Le tome 1 de cette série était doté de beaucoup d'atouts: le dessin très élégant d'Antoine Carrion, des références à Myazaki assumées et passionnantes, un background esquissé très intriguant, des dieux, un lien entre science et magie chamanique... Beaucoup d'attentes étaient portées sur ce second volume qui devait développer tout cela. Et bien je dois dire que j'ai été assez, voir très déçu de constater que les petits défauts de l'ouverture se confirmaient et se renforçaient, avec pour problème central, justement, l'absence de fonds. Les arrières plans de Carrion, beaux mais relativement vides, étaient finalement symptomatiques d'un scénario qui recouvre le même problème. Le monde proposé est pourtant passionnant, mais les auteurs n'abordent presque rien, restent au premier plan de leur histoire. C'est frustrant et rend la compréhension de l'intrigue difficile, d'autant que Hamon utilise très étrangement des ellipses brutales en début d'album. L'articulation entre la fin du tome 1 et le début du 2 est totalement absente et le lecteur doit deviner seul ce qui est à peine suggéré dans l'album précédent. Les personnages ont été déplacés sans explication, des relations sont nouées hors champ, on passe d'une scène à l'autre sans transition et les combats sont là encore étonnamment écourtés. Je ne m'explique pas ces choix perturbants et qui enlèvent des atouts à cette, par ailleurs, excellente BD. Pourtant le scénariste sait amener des séquences très oniriques avec notamment cette articulation entre les déesses dissertant sur les actions des hommes et les incidences de leurs choix dans le monde physique. La cité de Cyan donne envie d'être découverte, de même que sa technologie. Mais l'on passe d'un personnage à un autre sans développement, avec trop d'induit pour avoir une lecture fluide.

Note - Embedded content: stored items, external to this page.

# Wu0409/DuPL

Measured on AMD Instinct MI355X. Metric: training img/s at 448^2, VOC dual-student ViT-B/16, phase B step, higher is better.
Workload: dtype f32 storage / accumulation / results; Linear GEMMs (forward, dgrad, wgrad), attention (forward, backward) and the decoder convs as fp32-equivalent f16x3 split products on the f16 MFMA (operands as fp16 hi / lo planes, 3 products per block, fp32 accumulate; error vs fp64 <= the f32 MFMA kernels'); CA

## Files before the change

### dupl_amd/csrc/gemm_split.hip

```cpp
#include "common.h"
#include <type_traits>
#include "../../include/dupl_hip.h"

#ifndef G16_ABL
#define G16_ABL 0
#endif

namespace {

typedef _Float16 h8 __attribute__((ext_vector_type(8)));

constexpr int TBK = 32;
constexpr float LO_INV = 1.f / DUPL_LO_SCALE;

template <bool F1>
__global__ __launch_bounds__(256) void split_kernel(const float* __restrict__ x, __half* __restrict__ hi, __half* __restrict__ lo,
                                                    long n4, float scale) {
    for (long i = (long)blockIdx.x * blockDim.x + threadIdx.x; i < n4; i += (long)gridDim.x * blockDim.x) {
        const float4 v = reinterpret_cast<const float4*>(x)[i];
        __half h[4], l[4];
        if constexpr (F1) {
            split_f32_u(v.x * scale, h[0], l[0]);
            split_f32_u(v.y * scale, h[1], l[1]);
            split_f32_u(v.z * scale, h[2], l[2]);
// ... 44 lines not shown
#pragma unroll
            for (int e = 0; e < 16; ++e) {
                int row = rbase + (e & 3) + 8 * (e >> 2);
                asm volatile("" : "+v"(row));
                if (!interior && row >= p.M) continue;
                float v = (accM[i][j][e] + accX[i][j][e] * LO_INV) * alpha + bv;
                const bool w32 = p.c_rows <= 0 || row < p.c_rows;
                if (f_pre && w32) p.aux[(size_t)row * p.ldaux + col] = v;
                if (f_gelu) v = gelu_f(v);
                if (f_relu) v = fmaxf(v, 0.f);
                if (f_dgelu) v *= gelu_grad_f(p.aux[(size_t)row * p.ldaux + col]);
                if (f_rmask) v = p.aux[(size_t)row * p.ldaux + col] > 0.f ? v : 0.f;
                if (p.res) v += p.res[(size_t)row * p.ldr + col];
                if (f_acc) {
                    float* cp = p.C + (size_t)row * p.ldc + col;
                    if (ksplit > 1) unsafeAtomicAdd(cp, v);
                    else *cp += v;
                    continue;
                }
                amx = fmaxf(amx, fabsf(v));
                if (p.C && w32) p.C[(size_t)row * p.ldc + col] = v;
                if (Ch) {
                    __half h, l;
                    split_f32(v, h, l);
                    Ch[(size_t)row * p.ldo + col] = h;
                    Cl[(size_t)row * p.ldo + col] = l;
                }
            }
        }
    }
}
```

Malgré ces difficultés, Nils reste une BD dans le haut du panier. D'abord grâce au dessin qui bien que très sombre (plus que dans le tome 1) et relativement monochrome (Cyan malgré son nom est très grise) reste totalement inspiré et globalement magnifique! J'ai d'ailleurs rarement vu autant de doubles pages contemplatives dans une série grand public (c'est assumé par les auteurs comme expliqué dans l'interview du scénariste), ce qui montre l'importance du graphisme pour les auteurs, au risque parfois de tomber dans la BD d'illustrations... Mais ne boudons pas notre plaisir visuel, qui permet de passer outre les problématiques citées plus haut.

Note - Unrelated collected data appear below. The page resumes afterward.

template <int ET, bool GEN, class Rows, class Tail = NoTail>
__global__ __launch_bounds__(TB) void k_dnj_scan(const typename Elem<ET>::T *__restrict__ D, double bs, TreeBufs b,
                                                 int n, Rows rows, int seg, Tail tail = Tail()) {
	__shared__ int erow[REPLAY_CAP];
	__shared__ double sq[TB / 64];
	__shared__ int si[TB / 64];
	TreeCtl *ctl = b.ctl;
	const int tid = threadIdx.x;
	TS_ENTRY(2);
	TS(2, 0);
	TS_SAMP(0);
	const int r0 = b.crow[tid];
	const int done = ctl->done, T = ctl->T;
	if(done) return;
	tail.begin(b, n);
	if(T == 0) return;
	const int umax = dnj_umax(n, seg), nunits = T * umax;
	if((int) blockIdx.x >= nunits) return;
	const bool lds = T <= REPLAY_CAP;
	if(lds) {
		if(tid < T) erow[tid] = r0;
		for(int e = TB + tid; e < T; e += TB) erow[e] = b.crow[e];
	}
	__syncthreads();
	TS(2, 1);
	TS_SAMP(1);
	for(int u = blockIdx.x; u < nunits; u += gridDim.x) {
		const int e = u / umax, ua = e * umax;
		const int r = lds ? erow[e] : b.crow[e];
		const int c0 = (u - ua) * seg;
		if(c0 >= r || !rows.owns(r)) continue;
		const int c1 = c0 + seg < r ? c0 + seg : r;
		const int Nr = GEN ? b.N[r] : n;
		double qq = DBL_MAX;
		int idx = 0;
		row_segment_min<ET, GEN, TB, SEG / TB / 2>(rows, D, bs, b.sD, b.N, r, c0, c1, Nr, b.sD[r], -1, 0, 0.0, qq, idx);
		qarg_block_reduce1(qq, idx, sq, si);
		if(tid == 0) tail.unit(b, n, u, ua, ua + dcdiv(r, seg), r, qq, idx);
		if(u + (int) gridDim.x < nunits) __syncthreads();
	}
	TS(2, 2);
	TS_SAMP(2);
	TS_EXIT(2);
}

template <int ET, bool GEN, class Rows, class Tail = NoTail, int SCAN_UW = 8>
__global__ __launch_bounds__(TB) void k_dnj_scan_w(const typename Elem<ET>::T *__restrict__ D, double bs, TreeBufs b,
                                                   int n, Rows rows, int seg, Tail tail = Tail()) {
	__shared__ int erow[REPLAY_CAP];
	TreeCtl *ctl = b.ctl;
	const int tid = threadIdx.x, lane = tid & 63;
	const int r0 = b.crow[tid];
	const int done = ctl->done, T = ctl->T;
	if(done) return;
	tail.begin(b, n);
	if(T == 0) return;
	const int umax = dnj_umax(n, seg), nunits = T * umax;
	if((int) blockIdx.x * (TB / 64) >= nunits) return;
	const bool lds = T <= REPLAY_CAP;
	if(lds) {
		if(tid < T) erow[tid] = r0;
		for(int e = TB + tid; e < T; e += TB) erow[e] = b.crow[e];
	}
	__syncthreads();
	const int gw = blockIdx.x * (TB / 64) + (tid >> 6), nw = gridDim.x * (TB / 64);
	for(int u = gw; u < nunits; u += nw) {
		const int e = u / umax, ua = e * umax;
		const int r = lds ? erow[e] : b.crow[e];
		const int c0 = (u - ua) * seg;
		if(c0 >= r || !rows.owns(r)) continue;
		const int c1 = c0 + seg < r ? c0 + seg : r;
		const int Nr = GEN ? b.N[r] : n;
		const double sDr = b.sD[r];
		const typename Elem<ET>::T *row = D + rows.row(r);
		double q = DBL_MAX;
		int idx = 0;
		for(int base = c0; base < c1; base += 64 * SCAN_UW) {
			typename Elem<ET>::T v[SCAN_UW];
			double sk[SCAN_UW];
			int nk[SCAN_UW];
#pragma unroll
			for(int m = 0; m < SCAN_UW; ++m) {
				int c = base + 64 * m + lane;
				c = c < c1 ? c : c1 - 1;
				v[m] = row[c];
				sk[m] = b.sD[c];
				nk[m] = GEN ? b.N[c] : Nr;
			}
#pragma unroll
			for(int m = 0; m < SCAN_UW; ++m) {
				const int c = base + 64 * m + lane;
				const double d = Elem<ET>::get(v[m], bs);
				const double x = qcrit(Nr, nk[m], d, sDr, sk[m]);
				const bool take = c < c1 && 0 <= d && qarg_better(x, c, q, idx);
				q = take ? x : q;
				idx = take ? c : idx;
			}
		}
		qarg_wave_reduce(q, idx);
		tail_unit(tail, b, n, u, ua, ua + dcdiv(r, seg), r, q, idx, e, T);
	}
}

D'ailleurs la seconde partie de l'album, plus posée, centrée sur les explications scientifiques de l'Ethernum et de la disparition de la vie, en un double débat des déesses et du conseil de Cyan, retrouve l'intérêt des interrogations scientifico-écologiques du premier album. On découvre alors que la technologie de Cyan est bien plus développée qu'on le pensait, jusqu'à rendre centrale dans la série l'éternelle problématique des pulsions démiurgiques des scientifiques: la science peut-elle contrôler la vie et la mort? Face à cela le pouvoir des êtres surnaturels peut-il lui-même être bloqué, voir contrôlé ? La fin de l'album, tout de bruit et de fureur nous laisse en haleine.
Nils est pour l'instant une série bancale mais jouissant d'une formidable aura, que je qualifierait d'hypnotique, qui permet (si vous êtes sensibles aux dessins et aux fortes thématiques de cette BD) de dépasser ces désagréments. Rares sont les séries aussi sombres et pessimistes (voir dépressives). Attention, ce n'est pas un défaut: cela change du mainstream et l'on n'a strictement aucune idée de comment peut bien s'achever la série, notamment à la lecture de la dernière page apocalyptique... Ressemblant à une œuvre de jeunesse, Nils vaut néanmoins le coup d'être découverte en espérant que le troisième volume comblera ces quelques lacunes.